Start of Block
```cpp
template <int NB, int HR, bool STRICT, bool QUAD, int V = 0, int BLK = PM_BLOCK>
DEVFN float multiview_cost(const DevScene* __restrict__ sc, const typename TileOf<QUAD>::type* tile, int tw, int own, const float* wts, const PixelRef& pr,
                           int x, int y, const float4& n4, int& beview, float& ratio) {
    constexpr bool GEOM = (V & TSAR_V_GEOM) != 0;
    constexpr int VT = V & ~(TSAR_V_GEOM | TSAR_V_REDRAW);
    float best[NB];
#pragma unroll
    for (int k = 0; k < NB; k++) best[k] = __builtin_inff();
    const int num = sc->n_sel;
    int valid = 0, bv = -1;
    float cmin = __builtin_inff();
    float depth_h = 0.0f;
    if constexpr (GEOM) depth_h = plane_depth(sc->ref, n4, x, y);
    int vi_next = sc->sel[0];
    for (int i = 0; i < num; i++) {
        const int vi = vi_next;
        vi_next = sc->sel[i + 1 < num ? i + 1 : i];
        float c;
        if constexpr ((VT & TSAR_V_LUT) != 0) c = view_cost_lut<STRICT, (VT >> 11) & 7, (VT & TSAR_V_BUF) != 0 && !STRICT, (VT & TSAR_V_MIX) != 0 && !STRICT>(sc, sc->view[vi], tile, tw, own, wts, pr, x, y, n4);
        else if constexpr (QUAD && HR == 5 && r5_production_variant(VT))
            c = view_cost_r5<STRICT, (VT & 128) != 0 && !STRICT, (VT & 8) != 0, (VT & TSAR_V_BUF) != 0, (VT & TSAR_V_MIX) != 0, BLK>(sc, sc->view[vi], tile, tw, own, wts, pr, x, y, n4);
#ifdef TSAR_EXPERIMENTS
        else if constexpr (QUAD && HR == 5 && r5_diag_variant(VT))
            c = view_cost_r5<false, true, true, true, true, BLK, (VT & 4194304) ? 1 : 2>(sc, sc->view[vi], tile, tw, own, wts, pr, x, y, n4);
#endif
        else {
            static_assert(VT == 0, "unknown tap-loop variant");
            c = view_cost_generic<HR, STRICT, QUAD, BLK>(sc, sc->view[vi], tile, tw, own, wts, pr, x, y, n4);
        }
        auto vmin = [](float a, float b) { float r; asm("v_min_f32 %0, %1, %2" : "=v"(r) : "v"(a), "v"(b)); return r; };
        auto vmax = [](float a, float b) { float r; asm("v_max_f32 %0, %1, %2" : "=v"(r) : "v"(a), "v"(b)); return r; };
        c = vmin(c, TSAR_MAXCOST);
        valid -= (int32_t)__float_as_uint(c - TSAR_MAXCOST) >> 31;
        if constexpr (GEOM) c = c + geom_term(sc, sc->view[vi], vi, x, y, depth_h);
        {
            const uint32_t worse = (uint32_t)((int32_t)__float_as_uint(cmin - c) >> 31);
            asm("v_bfi_b32 %0, %1, %2, %3" : "=v"(bv) : "v"(worse), "v"(bv), "s"(vi));
            cmin = vmin(cmin, c);
        }
        float v = c;
#pragma unroll
        for (int k = 0; k < NB; k++) {
            const float lo = vmin(best[k], v), hi = vmax(best[k], v);
            best[k] = lo;
// ... 37 lines not shown
```

tsar-mvs_amd/csrc/pm_sweep_impl.h:

```cpp
#pragma once
#include "pm_dispatch.h"

#define SWEEP_SMALL_IMAGE_TILES 3072

#define CAND_SAME (1 << 30)

DEVFN void select_candidates(const DevScene* __restrict__ sc, const float* __restrict__ c_same, const float* __restrict__ c_other,
                             int x, int y, int cand[8]) {
    const int col = sc->w, row = sc->h;
    const int p = y * col + x;
    const bool fix_seed = sc->flags & TSAR_FLAG_FIX_DOWN_FAR_SEED, fix_cmp = sc->flags & TSAR_FLAG_FIX_RIGHT_FAR_CMP;
    float cmin;
    int cp, cs;
#pragma unroll
    for (int k = 0; k < 8; k++) cand[k] = -1;
    if (y > 2) {
        cp = p - 3 * col; cmin = c_other[cp];
#pragma unroll
        for (int i = 1; i < 11; ++i)
            if (y > 2 + 2 * i) { const int q = p - (3 + 2 * i) * col; const float v = c_other[q]; if (v < cmin) { cmin = v; cp = q; } }
        cand[0] = cp;
    }
    if (y < row - 3) {
        cp = p + 3 * col;
        cmin = (fix_seed || y <= 2) ? c_other[cp] : c_other[p - 3 * col];
#pragma unroll
        for (int i = 1; i < 11; ++i)
            if (y < row - 3 - 2 * i) { const int q = p + (3 + 2 * i) * col; const float v = c_other[q]; if (v < cmin) { cmin = v; cp = q; } }
        cand[1] = cp;
    }
    if (x > 2) {
        cp = p - 3; cmin = c_other[cp];
#pragma unroll
        for (int i = 1; i < 11; ++i)
            if (x > 2 + 2 * i) { const int q = p - 3 - 2 * i; const float v = c_other[q]; if (v < cmin) { cmin = v; cp = q; } }
        cand[2] = cp;
    }
    if (x < col - 3) {
        cp = p + 3; cmin = c_other[cp];
#pragma unroll
        for (int i = 1; i < 11; ++i)
            if (x < col - 3 - 2 * i) {
                const int q = p + 3 + 2 * i;
                const float v = c_other[q];
                const bool take = fix_cmp ? (v < cmin) : (cmin < v);
                if (take) { cmin = v; cp = q; }
            }
        cand[3] = cp;
    }
    if (y > 0) {
        cp = p - col; cs = 0; cmin = c_other[cp];
#pragma unroll
        for (int i = 0; i < 3; ++i) {
            if (y > 1 + i && x > i) { const int q = p - (2 + i) * col - i; const float v = c_same[q]; if (v < cmin) { cmin = v; cp = q; cs = 1; } }
            if (y > 1 + i && x < col - 1 - i) { const int q = p - (2 + i) * col + i; const float v = c_same[q]; if (v < cmin) { cmin = v; cp = q; cs = 1; } }
        }
        cand[4] = cs ? (cp | CAND_SAME) : cp;
    }
    if (y < row - 1) {
        cp = p + col; cs = 0; cmin = c_other[cp];
#pragma unroll
        for (int i = 0; i < 3; ++i) {
            if (y < row - 2 - i && x > i) { const int q = p + (2 + i) * col - i; const float v = c_same[q]; if (v < cmin) { cmin = v; cp = q; cs = 1; } }
            if (y < row - 2 - i && x < col - 1 - i) { const int q = p + (2 + i) * col + i; const float v = c_same[q]; if (v < cmin) { cmin = v; cp = q; cs = 1; } }
        }
        cand[5] = cs ? (cp | CAND_SAME) : cp;
    }
    if (x > 0) {
        cp = p - 1; cs = 0; cmin = c_other[cp];
#pragma unroll
        for (int i = 0; i < 3; ++i) {
            if (x > 1 + i && y > i) { const int q = p - (2 + i) - i * col; const float v = c_same[q]; if (v < cmin) { cmin = v; cp = q; cs = 1; } }
            if (x > 1 + i && y < row - 1 - i) { const int q = p - (2 + i) + i * col; const float v = c_same[q]; if (v < cmin) { cmin = v; cp = q; cs = 1; } }
        }
        cand[6] = cs ? (cp | CAND_SAME) : cp;
    }
    if (x < col - 1) {
        cp = p + 1; cs = 0; cmin = c_other[cp];
#pragma unroll
        for (int i = 0; i < 3; ++i) {
            if (x < col - 2 - i && y > i) { const int q = p + (2 + i) - i * col; const float v = c_same[q]; if (v < cmin) { cmin = v; cp = q; cs = 1; } }
            if (x < col - 2 - i && y < row - 1 - i) { const int q = p + (2 + i) + i * col; const float v = c_same[q]; if (v < cmin) { cmin = v; cp = q; cs = 1; } }
        }
        cand[7] = cs ? (cp | CAND_SAME) : cp;
    }
}

DEVFN bool same_bits(const float4& a, const float4& b) {
    return __float_as_uint(a.x) == __float_as_uint(b.x) && __float_as_uint(a.y) == __float_as_uint(b.y) &&
           __float_as_uint(a.z) == __float_as_uint(b.z) && __float_as_uint(a.w) == __float_as_uint(b.w);
}

struct SweepMemo {
    int32_t* cand;
    uint32_t* seq;
    uint32_t* changed;
    uint32_t launch, valid_from;
    int mode;
    int slot_off;
};

template <int NB, int HR, bool STRICT, bool QUAD, int V = 0, int BLK = PM_BLOCK, bool CMP = false>
__global__ __launch_bounds__(BLK) void pm_sweep_kernel(const DevScene* __restrict__ sc, int colour,
                                                            const float* __restrict__ c_same, const float4* __restrict__ n_same,
                                                            const float* __restrict__ c_other, const float4* __restrict__ n_other,
                                                            float* c_out, float4* n_out, float* __restrict__ ratio_out,
                                                            int32_t* __restrict__ beview_out, uint32_t stream_id, int do_prop,
// ... 47 lines not shown
    float ratio_w = 0.f;
    int beview_w = 0;
    const DevRef& rf = sc->ref;
    const bool work = mine && pr.textured;
    int cand[8] = {-1, -1, -1, -1, -1, -1, -1, -1};
    if (work && do_prop) {
        select_candidates(sc, c_same, c_other, x, y, cand);
        if (memo.mode) {
            const uint32_t m_seq = memo.seq[p];
            const bool have = m_seq >= memo.valid_from && cost_consistent;
            const int4* mc = (const int4*)(memo.cand + (size_t)p * 8);
            int prev[8];
            if (have) {
                const int4 a0 = mc[0], a1 = mc[1];
                prev[0] = a0.x; prev[1] = a0.y; prev[2] = a0.z; prev[3] = a0.w; prev[4] = a1.x; prev[5] = a1.y; prev[6] = a1.z; prev[7] = a1.w;
            }
            int4 w0, w1;
            w0.x = cand[0]; w0.y = cand[1]; w0.z = cand[2]; w0.w = cand[3]; w1.x = cand[4]; w1.y = cand[5]; w1.z = cand[6]; w1.w = cand[7];
            ((int4*)(memo.cand + (size_t)p * 8))[0] = w0;
            ((int4*)(memo.cand + (size_t)p * 8))[1] = w1;
            memo.seq[p] = memo.launch;
            if (have) {
#pragma unroll
                for (int a = 0; a < 8; a++)
                    if (cand[a] >= 0 && cand[a] == prev[a] && memo.changed[cand[a] & 0x3fffffff] < m_seq) cand[a] = -1;
            }
        }
    }
    float depth_now = 0.f;
    float vv[3] = {0.f, 0.f, 0.f};
    if (work) { depth_now = plane_depth(rf, n_now, x, y); view_vector(rf, x, y, vv); }
    const float4 n_first = n_now;
    float deltaN = 1.0f;
    float deltaZ = sc->max_disp / 2.0f;
    const float fb = rf.f * rf.baseline;
    const int n_ref = do_refine ? sc->refine_steps : 0;

    if constexpr (!CMP) {
        if (work) {
            const int h_end = 8 + n_ref;
#pragma unroll 1
            for (int h = do_prop ? 0 : 8; h < h_end; h++) {
                float4 n_t;
                float depth_t;
                if (h < 8) {
                    int ci = cand[0];
#pragma unroll
                    for (int a = 1; a < 8; a++) ci = (h == a) ? cand[a] : ci;
// ... 240 lines not shown
```

tsar-mvs_amd/csrc/pm_tap_r5.h:

```cpp
#pragma once

template <bool STRICT, bool ROW, bool D16, bool BUF, bool MIX, int BLK, int DIAG = 0>
DEVFN float view_cost_r5(const DevScene* __restrict__ sc, const DevView& vw, const unsigned short* tile, int tw, int own, const float* wts,
                         const PixelRef& pr, int x, int y, const float4& n4) {
    static_assert(!(STRICT && ROW), "the row-wise walk changes the summation order: fast mode only");
    static_assert(!MIX || (BUF && !STRICT), "the half-float difference texture serves the fast arithmetic's blend through buffer loads");
    const int w = sc->w, h = sc->h, qp = sc->quad_pitch;
    const int qorg = (qp + 1) << 2;
    float H[9];
    if (STRICT) plane_homography(sc->ref, vw, n4, H, sc->k_sparse != 0);
    else plane_homography_fast(sc->ref, vw, n4, H);
    float sum_src = 0.f, sum_src_src = 0.f, sum_ref_src = 0.f;
    bool need_clamp;
    if (!STRICT) {
        const float xc = (float)x, yc = (float)y;
        const float Xc = fma_(H[1], yc, fma_(H[0], xc, H[2])), Yc = fma_(H[4], yc, fma_(H[3], xc, H[5])), Zc = fma_(H[7], yc, fma_(H[6], xc, H[8]));
        const float a = fabsf(H[0]) + fabsf(H[1]), b = fabsf(H[3]) + fabsf(H[4]), c = fabsf(H[6]) + fabsf(H[7]);
        const float Zmin = fma_(-5.0f, c, Zc);
        const float r = __builtin_amdgcn_rcpf(Zmin * Zc);
        const float r5 = 5.0f * r, rc = Zmin * r;
        const float du = fma_(a, Zc, fabsf(Xc) * c) * r5, dv = fma_(b, Zc, fabsf(Yc) * c) * r5;
        const float uc = Xc * rc, vc = Yc * rc;
        const bool inside = Zmin > 0.0f && fminf(uc - du, vc - dv) >= 1.5f && uc + du <= (float)(w - 1) - 1.5f && vc + dv <= (float)(h - 1) - 1.5f;
        need_clamp = !__all(inside);
    } else {
        bool inside = true;
        float zmin = __builtin_inff(), zmax = 0.0f;
#pragma unroll
        for (int c = 0; c < 4; c++) {
            const float xi = (float)(x + ((c & 1) ? 5 : -5)), yj = (float)(y + ((c & 2) ? 5 : -5));
            const float X = fma_(H[1], yj, fma_(H[0], xi, H[2])), Y = fma_(H[4], yj, fma_(H[3], xi, H[5])), Z = fma_(H[7], yj, fma_(H[6], xi, H[8]));
            const float rz = __builtin_amdgcn_rcpf(Z);
            const float u = X * rz, v = Y * rz;
            inside = inside && Z > 0.0f && u >= 1.0f && u <= (float)(w - 1) - 1.0f && v >= 1.0f && v <= (float)(h - 1) - 1.0f;
            if (STRICT) { zmin = fminf(zmin, Z); zmax = fmaxf(zmax, Z); }
        }
        if (STRICT) {
            const float cm = (float)(max(w, h) + 32);
            const float sz = fma_(fabsf(H[6]) + fabsf(H[7]), cm, fabsf(H[8]));
            const float sx = fma_(fabsf(H[0]) + fabsf(H[1]), cm, fabsf(H[2]));
            const float sy = fma_(fabsf(H[3]) + fabsf(H[4]), cm, fabsf(H[5]));
            inside = inside && zmin >= 3.814697265625e-06f && zmax <= 131072.0f && sz * cm <= 524288.0f * zmin && fmaxf(sx, sy) <= 262144.0f * zmin;
        }
        need_clamp = !__all(inside);
    }
    uint32_t qb_lo = 0, qb_hi = 0;
    if (!BUF) {
        const uint64_t qa = (uint64_t)(uintptr_t)vw.quad + (uint32_t)qorg;
        qb_lo = __builtin_amdgcn_readfirstlane((uint32_t)qa);
        qb_hi = __builtin_amdgcn_readfirstlane((uint32_t)(qa >> 32));
        asm volatile("" : "+s"(qb_lo), "+s"(qb_hi));
    }
    typedef uint32_t u32x4s __attribute__((ext_vector_type(4)));
    u32x4s rsrc = {0u, 0u, 0u, 0u};
    if (BUF) {
        if (MIX) {
            const uint64_t da = (uint64_t)(uintptr_t)vw.dquad + 2 * (uint64_t)(uint32_t)qorg;
            rsrc.x = __builtin_amdgcn_readfirstlane((uint32_t)da);
            rsrc.y = __builtin_amdgcn_readfirstlane(((uint32_t)(da >> 32) & 0xffffu) | (8u << 16));
        } else {
        const uint64_t qa = (uint64_t)(uintptr_t)vw.quad + (uint32_t)qorg;
        rsrc.x = __builtin_amdgcn_readfirstlane((uint32_t)qa);
        rsrc.y = __builtin_amdgcn_readfirstlane(((uint32_t)(qa >> 32) & 0xffffu) | (4u << 16));
        }
        rsrc.z = __builtin_amdgcn_readfirstlane((uint32_t)(qp * (h + 1) - 1));
        rsrc.w = 0x00020000u;
        asm volatile("" : "+s"(rsrc));
    }
    typedef float f32x2 __attribute__((ext_vector_type(2)));
    auto line6 = [&](int i, auto clamp_tag, auto unr_tag) {
        constexpr bool CLAMP = decltype(clamp_tag)::value;
        constexpr bool UNR = decltype(unr_tag)::value;
        static_assert(!UNR || (ROW && D16), "the unrolled form is written for the row-wise walk with D16 window loads");
        const float xi = (float)((ROW ? y : x) + i);
        const float bx = STRICT ? H[0] * xi : fma_(H[ROW ? 1 : 0], xi, H[2]), by = STRICT ? H[3] * xi : fma_(H[ROW ? 4 : 3], xi, H[5]),
                    bz = STRICT ? H[6] * xi : fma_(H[ROW ? 7 : 6], xi, H[8]);
        const int line = (i + 5) >> 1;
        float rcol[6];
        f32x2 wcol[3];
        {
            constexpr int U = BLK / 64, S = ROW ? 6 : 1;
            const uint32_t wa = (uint32_t)(uintptr_t)(const __attribute__((address_space(3))) float*)(wts + (UNR ? 0 : (ROW ? line : 6 * line) * BLK));
#pragma unroll
            for (int k = 0; k < 3; k++)
                asm("ds_read2st64_b32 %0, %1 offset0:%2 offset1:%3" : "=v"(wcol[k]) : "v"(wa), "n"(2 * U * S * k + (UNR ? U * line : 0)), "n"(2 * U * S * k + U * S + (UNR ? U * line : 0)), "v"(bz));
        }
        if (D16) {
            const uint32_t a0 = (uint32_t)(uintptr_t)(const __attribute__((address_space(3))) unsigned short*)(UNR ? tile + own - 5 * tw - 5 : ROW ? tile + own + i * tw - 5 : tile + own + i - 5 * tw);
#pragma unroll
            for (int jj = 0; jj < 6; jj++)
// ... 136 lines not shown
```

tsar-mvs_amd/csrc/tsar_api.hip:

```cpp
#include <math.h>
#include <stdio.h>
#include <stdlib.h>
#include <string.h>

#include <algorithm>

#include "tsar_dev.h"
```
End of Block
## Problem
Filter the entries and keep only the lines holding "take".

## Answer below
                const bool take = fix_cmp ? (v < cmin) : (cmin < v);
                if (take) { cmin = v; cp = q; }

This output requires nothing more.